“Libertà vo cercando. Senza fine l’inarrestabile battaglia delle donne”
Una maratona letteraria al femminile per ripercorrere due secoli di battaglie, conquiste e storie di autodeterminazione: sabato 19 settembre 2026 alle 11:30, il Casale dei Cedrati di Villa Doria Pamphilj ospita “Libertà vo cercando. Senza fine l’inarrestabile battaglia delle donne”, un incontro organizzato da All Around insieme alla cooperativa culturale Casale dei Cedrati e a GiULiA Giornaliste.

Dalle donne che parteciparono al Risorgimento a quelle che presero parte alla Resistenza, dalle battaglie per i diritti e l’emancipazione alle forme più contemporanee di violenza, discriminazione e resistenza: una maratona per riportare alla luce storie di donne che hanno contribuito, spesso senza ricevere il giusto riconoscimento, a cambiare la società.
Un percorso che parte dalle protagoniste del Risorgimento raccontate da Chiara Bonome ne “Le sfacciate meretrici”, omaggio all’impegno e al coraggio di tutte le donne che hanno contribuito all’indipendenza e all’Unità italiana accanto e al pari degli uomini.
Prosegue poi attraverso le vicende delle protagoniste di “Donne di un altro mondo” di Maria Grazia Giammarinaro, donne siciliane che tra povertà, fascismo, guerra e mafia costruiscono il proprio percorso di libertà. Il racconto procede con la nascita della Repubblica e con le donne che hanno contribuito a costruirne i fondamenti: “Sebben che siamo donne”, a cura di Lucia Visca e Marina Viola, ripercorre il ruolo delle donne nella Resistenza e nella Costituente, con un saggio di Graziella Falconi che ricostruisce la partecipazione delle donne alla lotta di liberazione. “Le ragazze della cooperativa” di Lucia Visca racconta invece l’esperienza di un gruppo di giovanissime di Allumiere che nel 1970 diedero vita a un’esperienza capace di cambiare la vita di centinaia di donne.
E ancora, “Sono bella per te” di Francesca Malerba affronta una forma di violenza che non lascia necessariamente segni sulla pelle ma annienta la persona e la sua autonomia, mentre “Ninna Nanna. Una storia d’amore e di mafia” di Rita Mattei descrive il tormento di una donna cresciuta a pane e mafia, fino alla scelta di sottrarsi a quell’universo.

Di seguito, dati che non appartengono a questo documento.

-        const float* nxt = (NXT);                                                                          \
-        load1(cur);                                                                                        \
-        CTAMD_MFMA_RANGE(a0, b0, 0, NMFMA)                                                                 \
-        CTAMD_INTERLEAVE_DS(TM + 4 * TN)                                                                   \
-        __builtin_amdgcn_sched_barrier(0);                                                                 \
-        CTAMD_MFMA_RANGE(a1, b1, 0, SPLIT)                                                                 \
-        __builtin_amdgcn_sched_barrier(0);                                                                 \
-        if constexpr (!(LASTTILE)) {                                                                       \
-            asm volatile("s_waitcnt lgkmcnt(0)" ::: "memory");  \
-            unsigned long long cb0 = 0;                                                                    \
-            if constexpr (Cfg::ABL == 3) cb0 = __builtin_readcyclecounter();                               \
-            __builtin_amdgcn_s_barrier();                                                                  \
-            if constexpr (Cfg::ABL == 3) waitC += __builtin_readcyclecounter() - cb0;                      \
-            __builtin_amdgcn_sched_barrier(0);                                                             \
-            load0(nxt);                                                                                    \
-            CTAMD_MFMA_RANGE(a1, b1, SPLIT, NMFMA)                                                         \
-            CTAMD_INTERLEAVE_DS(TM + 4 * TN)                                                               \
-        } else {                                                                                           \
-            CTAMD_MFMA_RANGE(a1, b1, SPLIT, NMFMA)                                                         \
-        }                                                                                                  \
-        __builtin_amdgcn_sched_barrier(0);                                                                 \
-    }
-#define CTAMD_BODY_MID(U) CTAMD_TILE_BODY(U, false)
-#define CTAMD_FOR_SLOTS(M)                                                     \
-    { M(0) M(1) M(2)                                                           \
-      if constexpr (S > 3) { M(3) } if constexpr (S > 4) { M(4) }              \
-      if constexpr (S > 5) { M(5) } }
-    int t = 0;
-    for (; t + S < nTiles; t += S) CTAMD_FOR_SLOTS(CTAMD_BODY_MID)
-    stamp(2);
-    const int r = nTiles - t;
-#define CTAMD_BODY_END(U) CTAMD_TILE_BODY(U, (U) == S - 1)
-    if (r == S) {
-        CTAMD_FOR_SLOTS(CTAMD_BODY_END)
-    } else {
-        auto opaque = [](int v) { asm volatile("" : "+v"(v)); return v; };
-        auto load0t = [&](const float* st) {
-#pragma unroll
-            for (int i = 0; i < TM; ++i) a0[i] = OpA::template fragment<0>(st, opaque(baseA[i]));
-#pragma unroll
-            for (int j = 0; j < TN; ++j) b0[j] = OpB::template fragment<0>(st + OpA::FLOATS, opaque(baseB[j]));
-        };
-        auto load1t = [&](const float* st) {
-#pragma unroll
-            for (int i = 0; i < TM; ++i) a1[i] = OpA::template fragment<1>(st, opaque(baseA[i]));
-#pragma unroll
-            for (int j = 0; j < TN; ++j) b1[j] = OpB::template fragment<1>(st + OpA::FLOATS, opaque(baseB[j]));
-        };
-        int u = 0;
-#pragma unroll 1
-        for (; u + 1 < r; ++u) CTAMD_TILE_BODY_AT2(lds + u * STAGE, lds + (u + 1) * STAGE, false, load0t, load1t)
-        CTAMD_TILE_BODY_AT2(lds + u * STAGE, lds, true, load0t, load1t)
-    }
-    stamp(3);
-    if constexpr (Cfg::ABL == 3) {
-        if (tlog != nullptr && wave8 == 0 && lane_now() == 0) tlog[8] = waitC;
-    }
+#include "gett_f32_stream_ring.inc"
+    }
+
+#include "gett_f32_stream_kloop.inc"
 
     const int laneE = lane_now();
     const int tidE = wave8 * 64 + laneE;
@@ -627,6 +546,77 @@
     stamp(6);
 }
 
+template <class Cfg>
+__global__ void __launch_bounds__(512, 2) gett_f32_stream_kernel(const StreamFlatParams p) {
+    static_assert(Cfg::FLAT && !Cfg::RAG, "the flat entry has no ragged form");
+    constexpr int BM = Cfg::BM, BN = Cfg::BN, BK = kStreamBK, S = Cfg::S;
+    constexpr int TM = Cfg::TM, TN = Cfg::TN;
+    using OpA = StreamOperand<Cfg::LA, BM>;
+    using OpB = StreamOperand<Cfg::LB, BN>;
+    constexpr int STAGE = OpA::FLOATS + OpB::FLOATS;
+    constexpr int LOADS = OpA::PER_WAVE + OpB::PER_WAVE;
+    static_assert(S >= 3 && S <= 6 && S * STAGE * 4 <= 160 * 1024, "LDS ring must fit 160 KiB");
+    static_assert(LOADS * (S - 1) <= 63, "vmcnt is a 6-bit counter");
+    __shared__ __attribute__((aligned(16))) float lds[S * STAGE];
+
+    const int tid  = threadIdx.x;
+    const int lane = tid & 63;
+    const int wave8 = __builtin_amdgcn_readfirstlane(tid >> 6);
+    const int wave = wave8 & 3;
+    const bool loader = wave8 >= 4;
+    unsigned long long* tlog = p.timing ? p.timing + (size_t)blockIdx.x * 16 : nullptr;
+    auto lane_now = []() -> int {
+#if defined(__HIP_DEVICE_COMPILE__)
+        return (int)__builtin_amdgcn_mbcnt_hi(~0u, __builtin_amdgcn_mbcnt_lo(~0u, 0u));
+#else
+        return 0;
+#endif
+    };
+    auto stamp = [&](int slot) {
+        if (tlog != nullptr && wave8 == 0 && lane_now() == 0) tlog[slot] = (slot >= 5 && slot != 7) ? wall_clock64() : __builtin_readcyclecounter();
+    };
+    stamp(0);
+    stamp(5);
+
+    const uint32_t slice = xcd_remap(blockIdx.x, p.nBlocks);
+    const uint32_t kBegin = slice * p.kPerSlice;
+    uint32_t kEnd = kBegin + p.kPerSlice;
+    if (kEnd > p.kTotal) kEnd = p.kTotal;
+    const int nTiles = (int)((kEnd - kBegin) / BK);
+
+    if (loader) {
+        const BufRsrc A = make_rsrc(p.A);
+        const BufRsrc B = make_rsrc(p.B);
+        OpA oa;
+        OpB ob;
+        oa.init_flat(p.sM, p.Mtot, p.kStrideA[0], wave, lane);
+        ob.init_flat(p.sN, p.Ntot, p.kStrideB[0], wave, lane);
+        KOdometer odo;
+        odo.init(p, kBegin);
+        auto issue = [&](int slot) {
+            float* stage = lds + slot * STAGE;
+            constexpr int AUX = Cfg::NT ? 2 : 0;
+            oa.template issue<AUX>(A, odo.offA, stage, wave);
+            ob.template issue<AUX>(B, odo.offB, stage + OpA::FLOATS, wave);
+            odo.advance(p);
+        };
+        auto fix_last = [] {};
+#include "gett_f32_stream_ring.inc"
+    }
+
+#include "gett_f32_stream_kloop.inc"
+
+    const int laneE = lane_now();
+    f32x4* P = reinterpret_cast<f32x4*>(p.partial) + ((size_t)slice * 4 + wave) * (size_t)(TM * TN * 64);
+    const BufRsrc rP = make_rsrc(reinterpret_cast<const float*>(P));
+#pragma unroll
+    for (int i = 0; i < TM; ++i)
+#pragma unroll
+        for (int j = 0; j < TN; ++j) store_wt_16(acc[i][j], rP, (uint32_t)(((i * TN + j) * 64 + laneE) * 16));
+    stamp(4);
+    stamp(6);
+}
+
 __global__ void __launch_bounds__(256) splitk_reduce_frag_kernel(const SplitKReduceParams p) {
     __shared__ f32x4 red[4][8];
     const int q = threadIdx.x & 7, g = threadIdx.x >> 3;
@@ -684,64 +674,82 @@
 
 struct FoldFlatParams {
     const float* partial;
+    uint32_t     splitK, quadsTotal;
+    float*       D;
     const float* C;
-    float*       D;
     int64_t      sDm, sDn, sCm, sCn;
     float        alpha, beta;
-    uint32_t     splitK, quadsTotal, fragTM, fragTN, tilesM, Mtot, Ntot;
+    uint32_t     tilesM, Mtot, Ntot;
+    uint32_t     fragTM, fragTN;
 };
 
-template <int NT>
+template <int NT, int FTM, int FTN>
 __global__ void __launch_bounds__(NT) splitk_reduce_frag_flat_kernel(const FoldFlatParams p) {
     constexpr int G = NT / 8, U = 256 / G, W = NT / 64;
     __shared__ f32x4 red[W][8];
     const int q = threadIdx.x & 7, g = threadIdx.x >> 3;
     const uint32_t e = blockIdx.x * 8 + q;
+    const bool live = e < p.quadsTotal;
+    const f32x4* src = reinterpret_cast<const f32x4*>(p.partial) + e;
+    auto load = [&](f32x4 (&x)[U], uint32_t s0) {
+#pragma unroll
+        for (int u = 0; u < U; ++u) {
+            const uint32_t sl = s0 + (uint32_t)G * u;
+            x[u] = (live && sl < p.splitK) ? __builtin_nontemporal_load(src + (size_t)sl * p.quadsTotal) : f32x4{0.f, 0.f, 0.f, 0.f};
+        }
+    };
+    auto tree = [](f32x4 (&x)[U]) {
+#pragma unroll
+        for (int st = 1; st < U; st <<= 1)
+#pragma unroll
+            for (int u = 0; u + st < U; u += 2 * st) x[u] += x[u + st];
+    };
+    f32x4 x[U];
+    load(x, (uint32_t)g);
+    const uint32_t fragTM = FTM ? (uint32_t)FTM : p.fragTM, fragTN = FTN ? (uint32_t)FTN : p.fragTN;
+    uint32_t rem = e;
+    const uint32_t lane = rem % 64; rem /= 64;
+    const uint32_t j = rem % fragTN; rem /= fragTN;
+    const uint32_t i = rem % fragTM; rem /= fragTM;
+    const uint32_t w = rem % 4; rem /= 4;
+    const uint32_t mt = (p.tilesM == 1u) ? 0u : rem % p.tilesM;
+    const uint32_t nt = (p.tilesM == 1u) ? rem : rem / p.tilesM;
+    const uint32_t bm = 32u * fragTM, bn = 32u * fragTN;
+    const uint32_t n = nt * bn + (w >> 1) * (bn / 2) + 16 * j + (lane & 15);
+    const uint32_t m0 = mt * bm + (w & 1) * (bm / 2) + 16 * i + 4 * (lane >> 4);
+    float* d = p.D + (int64_t)m0 * p.sDm + (int64_t)n * p.sDn;
+    const float* c = p.C + (int64_t)m0 * p.sCm + (int64_t)n * p.sCn;
+    tree(x);
     f32x4 sum = {0.f, 0.f, 0.f, 0.f};
-    if (e < p.quadsTotal) {
-        const f32x4* src = reinterpret_cast<const f32x4*>(p.partial) + e;
-        for (uint32_t s0 = g; s0 < p.splitK; s0 += 256) {
-            f32x4 x[U];
-#pragma unroll
-            for (int u = 0; u < U; ++u) {
-                const uint32_t sl = s0 + (uint32_t)G * u;
-                x[u] = (sl < p.splitK) ? __builtin_nontemporal_load(src + (size_t)sl * p.quadsTotal) : f32x4{0.f, 0.f, 0.f, 0.f};
-            }
-#pragma unroll
-            for (int st = 1; st < U; st <<= 1)
-#pragma unroll
-                for (int u = 0; u + st < U; u += 2 * st) x[u] += x[u + st];
-            sum += x[0];
-        }
+    sum += x[0];
+    for (uint32_t s0 = g + 256u; s0 < p.splitK; s0 += 256) {
+        load(x, s0);
+        tree(x);
+        sum += x[0];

Infine, le donne che continuano a opporsi alle discriminazioni e alla cancellazione dei diritti. In “Voci di resistenza” l’autrice Antonella Napoli raccoglie le storie di donne impegnate nella difesa dei diritti umani e delle libertà civili sullo sfondo delle politiche anti-migranti dell’amministrazione americana. “Shopping pericoloso” di Stefania Giacomini affronta il traffico internazionale di donne destinate alla prostituzione forzata e allo sfruttamento lavorativo.
A chiudere idealmente la maratona due libri che offrono uno sguardo sul presente attraverso una sensibilità tutta femminile: “Il fazzoletto di Lenin” di Giovanna Cucè, che attraversa la storia di una famiglia ligure emigrati sulle sponde del Mar d’Azov per cercare fortuna, travolta dalle repressioni del regime sovietico, e “Basta essere umani. Guida pratica per non estinguerci” di Susanna Di Vincenzo, un invito a ripensare il rapporto tra esseri umani, società e pianeta e a trasformare la consapevolezza in azione.
“Libertà vo cercando” sarà così un viaggio attraverso storie diverse ma unite da una stessa domanda: quanto è ancora lunga la strada verso una libertà pienamente conquistata? Una maratona di voci, libri e testimonianze per ricordare che le battaglie delle donne non appartengono soltanto alla storia: continuano nel presente e chiedono di essere raccontate, ascoltate e condivise.